February 18, 2026

善悪相即 (Zen’aku Sōsoku) in Japan’s Governance Revolution

Japanese stories rarely give you clean-cut heroes and villains. There is an old philosophical phrase 善悪相即 (zen’aku sōsoku), roughly translated as “good and evil are two sides of the same coin”, that captures this resistance to tidy moral labels. The same actor can be steward and predator, reformer and opportunist, depending on incentives and timing.

There is a microcosm of this within Japan’s governance revolution.

The Tokyo Stock Exchange has forced a long-overdue reckoning on sub-1.0x P/B, idle cash, and capital inefficiency. Activism is no longer taboo. Foreign capital is returning. The public narrative is that Japan is improving.

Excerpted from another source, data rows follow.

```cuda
__device__ __forceinline__ uint32_t smem_u32(const void* p) {
  return (uint32_t)__cvta_generic_to_shared(p);
}
__device__ __forceinline__ void mbar_init(uint32_t bar, uint32_t count) {
  asm volatile("mbarrier.init.shared::cta.b64 [%0], %1;" ::"r"(bar), "r"(count));
}
__device__ __forceinline__ void mbar_wait(uint32_t bar, uint32_t parity) {
  asm volatile(
      "{\n"
      ".reg .pred P1;\n"
      "LAB_WAIT:\n"
      "mbarrier.try_wait.parity.shared::cta.b64 P1, [%0], %1;\n"
      "@P1 bra DONE;\n"
      "bra LAB_WAIT;\n"
      "DONE:\n"
      "}" ::"r"(bar), "r"(parity) : "memory");
}
__device__ __forceinline__ void fence_barrier_init() { asm volatile("fence.mbarrier_init.release.cluster;" ::: "memory"); }

__device__ __forceinline__ uint32_t cluster_ctarank() {
  uint32_t r;
  asm volatile("mov.u32 %0, %%cluster_ctarank;" : "=r"(r));
  return r;
}
__device__ __forceinline__ void cluster_sync() {
  asm volatile("barrier.cluster.arrive.release.aligned;\nbarrier.cluster.wait.acquire.aligned;" ::: "memory");
}
__device__ __forceinline__ uint32_t mapa_shared(uint32_t addr, uint32_t rank) {
  uint32_t r;
  asm volatile("mapa.shared::cluster.u32 %0, %1, %2;" : "=r"(r) : "r"(addr), "r"(rank));
  return r;
}
__device__ __forceinline__ void mbar_arrive_cluster(uint32_t bar) {
  asm volatile("mbarrier.arrive.shared::cluster.b64 _, [%0];" ::"r"(bar) : "memory");
}
__device__ __forceinline__ void mbar_arrive_expect_tx(uint32_t bar, uint32_t bytes) {
  asm volatile("mbarrier.arrive.expect_tx.shared::cta.b64 _, [%0], %1;" ::"r"(bar), "r"(bytes) : "memory");
}
__device__ __forceinline__ void bulk_copy_to_cluster(uint32_t dst, uint32_t src, uint32_t bytes, uint32_t bar) {
  asm volatile("cp.async.bulk.shared::cluster.shared::cta.mbarrier::complete_tx::bytes [%0], [%1], %2, [%3];"
               ::"r"(dst), "r"(src), "r"(bytes), "r"(bar) : "memory");
}
__device__ __forceinline__ void fence_proxy_async() { asm volatile("fence.proxy.async.shared::cta;" ::: "memory"); }

__device__ __forceinline__ uint4 ld_noise4u(const uint4* p) {
  uint4 v;
  asm volatile("ld.global.nc.L1::no_allocate.v4.u32 {%0,%1,%2,%3}, [%4];" : "=r"(v.x), "=r"(v.y), "=r"(v.z), "=r"(v.w) : "l"(p));
  return v;
}

__device__ __forceinline__ uint64_t make_sw128_desc(uint32_t smem_addr) {
  return (uint64_t)((smem_addr >> 4) & 0x3FFFu) | (1ull << 16) | ((uint64_t)(1024 >> 4) << 32) | (1ull << 62);
}
__device__ __forceinline__ uint32_t sw128_offset(int r, int c8) {
  return (uint32_t)((r >> 3) * 1024 + (r & 7) * 128 + ((c8 ^ (r & 7)) << 4));
}
__device__ __forceinline__ void wgmma_fence() { asm volatile("wgmma.fence.sync.aligned;" ::: "memory"); }
__device__ __forceinline__ void wgmma_commit() { asm volatile("wgmma.commit_group.sync.aligned;" ::: "memory"); }
template <int N> __device__ __forceinline__ void wgmma_wait() {
  asm volatile("wgmma.wait_group.sync.aligned %0;" ::"n"(N) : "memory");
}
__device__ __forceinline__ void fence_acc(float (&d)[64]) {
#pragma unroll
  for (int i = 0; i < 64; ++i) asm volatile("" : "+f"(d[i])::"memory");
}
template <bool F16>
__device__ __forceinline__ void wgmma_m64n128k16(float (&d)[64], uint64_t da, uint64_t db, uint32_t accumulate) {
#define ESTK_WG_D8(i) "+f"(d[i]), "+f"(d[i + 1]), "+f"(d[i + 2]), "+f"(d[i + 3]), "+f"(d[i + 4]), "+f"(d[i + 5]), "+f"(d[i + 6]), "+f"(d[i + 7])
#define ESTK_WG_ASM(TYPE)                                                                                        \
  asm volatile(                                                                                                  \
      "{\n.reg .pred p;\nsetp.ne.b32 p, %66, 0;\n"                                                                \
      "wgmma.mma_async.sync.aligned.m64n128k16.f32." TYPE "." TYPE " "                                           \
      "{%0,%1,%2,%3,%4,%5,%6,%7,%8,%9,%10,%11,%12,%13,%14,%15,%16,%17,%18,%19,%20,%21,%22,%23,%24,%25,%26,%27,"  \
      "%28,%29,%30,%31,%32,%33,%34,%35,%36,%37,%38,%39,%40,%41,%42,%43,%44,%45,%46,%47,%48,%49,%50,%51,%52,%53," \
      "%54,%55,%56,%57,%58,%59,%60,%61,%62,%63}, %64, %65, p, 1, 1, 0, 0;\n}"                                     \
      : ESTK_WG_D8(0), ESTK_WG_D8(8), ESTK_WG_D8(16), ESTK_WG_D8(24), ESTK_WG_D8(32), ESTK_WG_D8(40),            \
        ESTK_WG_D8(48), ESTK_WG_D8(56)                                                                           \
      : "l"(da), "l"(db), "r"(accumulate))
  if constexpr (F16) ESTK_WG_ASM("f16");
  else ESTK_WG_ASM("bf16");
#undef ESTK_WG_ASM
#undef ESTK_WG_D8
}
__device__ __forceinline__ uint32_t pack_bf16(float lo, float hi) {
  uint32_t r;
  asm("cvt.rn.bf16x2.f32 %0, %1, %2;" : "=r"(r) : "f"(hi), "f"(lo));
  return r;
}
__device__ __forceinline__ uint32_t pack_bf16_relu(float lo, float hi) {
  uint32_t r;
  asm("cvt.rn.relu.bf16x2.f32 %0, %1, %2;" : "=r"(r) : "f"(hi), "f"(lo));
  return r;
}
__device__ __forceinline__ uint32_t pack_f16(float lo, float hi) {
  uint32_t r;
  asm("cvt.rn.satfinite.f16x2.f32 %0, %1, %2;" : "=r"(r) : "f"(hi), "f"(lo));
  return r;
}
__device__ __forceinline__ uint32_t pack_f16_relu(float lo, float hi) {
  uint32_t r;
  asm("cvt.rn.relu.satfinite.f16x2.f32 %0, %1, %2;" : "=r"(r) : "f"(hi), "f"(lo));
  return r;
}
__device__ __forceinline__ float2 unpack_f16(uint32_t h2) {
  return __half22float2(*reinterpret_cast<const __half2*>(&h2));
}
template <bool F16> __device__ __forceinline__ uint32_t pack16(float lo, float hi) {
  return F16 ? pack_f16(lo, hi) : pack_bf16(lo, hi);
}
template <bool F16> __device__ __forceinline__ uint32_t pack16_relu(float lo, float hi) {
  return F16 ? pack_f16_relu(lo, hi) : pack_bf16_relu(lo, hi);
}
__device__ __forceinline__ void st_shared_v4(uint32_t addr, uint32_t a, uint32_t b, uint32_t c, uint32_t d) {
  asm volatile("st.shared.v4.b32 [%0], {%1,%2,%3,%4};" ::"r"(addr), "r"(a), "r"(b), "r"(c), "r"(d) : "memory");
}
__device__ __forceinline__ uint4 ld_shared_v4u(uint32_t addr) {
  uint4 v;
  asm volatile("ld.shared.v4.u32 {%0,%1,%2,%3}, [%4];" : "=r"(v.x), "=r"(v.y), "=r"(v.z), "=r"(v.w) : "r"(addr));
  return v;
}
__device__ __forceinline__ float4 ld_shared_v4(uint32_t addr) {
  float4 v;
  asm volatile("ld.shared.v4.f32 {%0,%1,%2,%3}, [%4];" : "=f"(v.x), "=f"(v.y), "=f"(v.z), "=f"(v.w) : "r"(addr));
  return v;
}
__device__ __forceinline__ void named_bar_sync(int id, int threads) {
  asm volatile("bar.sync %0, %1;" ::"r"(id), "r"(threads) : "memory");
}
__device__ __forceinline__ void st_shared_u32(uint32_t addr, uint32_t v) {
  asm volatile("st.shared.b32 [%0], %1;" ::"r"(addr), "r"(v) : "memory");
}


}
```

And yet a darker trade is flourishing inside that improvement: the underpriced management buyout.

For years, management buyouts in Japan were relatively rare, numbering at roughly 10 per year since the mid-2000s. In recent years we see a breakout from this trend. Japan recorded 18 MBOs in 2024 and 32 in 2025, a record pace of management-led privatizations. The surge is not random. It is a rational response to a market where many companies still trade below 0.5x book value while sitting on cash, real estate, and quietly valuable operating franchises. For incumbent management, that discount can look less like a failure to fix and more like an opportunity to capture.

But here is the part that should be said out loud. In many of these cases, the undervaluation was not an accident of fate. It was allowed, sometimes effectively engineered, by the very people now claiming that fixing it justifies going private. Years of weak capital allocation, stale strategy, poor disclosure, and indifference to shareholder returns create the mispricing. Then, when reforms and activism finally begin to close the gap, management turns around and tries to buy the company before the re-rating arrives. That is what makes it deplorable. The same hands that refused to do the work in public now reach for the reward in private.

The trick begins with language. The offer is framed as a “premium” of 20-30% or more over a depressed share price. The narrative is generosity. The reality is arithmetic. A 30% premium on a stock at 0.5x book is still only 0.65x book. Shareholders are being forced out below net assets even before considering earnings power or hidden value, and being told that they are fortunate to get such an offer.

Then comes the structure that makes it feel like stealing. Most management teams are not buying these companies with personal wealth. They are using leverage in the form of bank financing that demands a clean path to 100% ownership. As long as minority shareholders remain, the company’s assets cannot be cleanly pledged as collateral for the acquisition debt. Once minority shareholders are removed, the balance sheet (cash, factories, IP, real estate) can all be pledged to secure the loan that funded the buyout. So, the playbook is to remove the owners and pledge what they used to own to finance the transaction that removed them.

It is legally structured. However, it is morally ambiguous in precisely the way 善悪相即 (zen’aku sōsoku) captures. The same corporate form that can enable transformation can also enable a getaway.

Another reflection of this duality of good and evil is seen in the perception of activist investors. They were once painted as uncouth, foreign, loud, and disruptive. Yet in this new MBO era they have increasingly become the de facto champions of minority shareholders. They are the only participants willing to say, publicly, that management’s generous premium may not be what it seems, and they are the only participants willing to take bold steps to prevent management from committing a blatant injustice to shareholders.

Recent fights show how pressure changes outcomes. Soft99, Art Vivant, and Wavelock became rare, high-profile failures after activists attacked valuation narratives and took actions that forced daylight into processes designed to run quietly. Pacific Industrial saw intense shareholder pushback which helped to drive materially improved terms. And Mandom became a live demonstration of the leverage activists can utilize. A tender that began at ¥1,960 ultimately moved to ¥3,105 after competing interest emerged and sustained opposition forced repeated amendments requiring filings and time extensions that forced a repricing.

Even the bluest chip Toyota is no longer immune. The attempted take-private of Toyota Industries has faced open resistance and required extensions, a signal that the age of effortless insider pricing is ending. 

Management buyouts are not inherently wrong. Some are legitimate tools for rebuilding companies away from quarterly noise. But when insiders first allow undervaluation to fester and then attempt to privatize the re-rating through a squeeze-out priced off a depressed quote, financed by the company’s own balance sheet, the transaction stops looking like stewardship and starts looking more like a raid.

Japan’s governance revolution is real. So is its shadow. Until Japan’s take-private discipline and minority protections converge consistently with the tougher norms seen in other major markets, this 善悪相即 (zen’aku sōsoku) ambiguity will persist with polite language on the surface and hard truth of arithmetic that tells a different story underneath. A bull market can hide many things, but it is up to shareholders to stay vigilant to make sure that injustices do not get lost in the euphoria.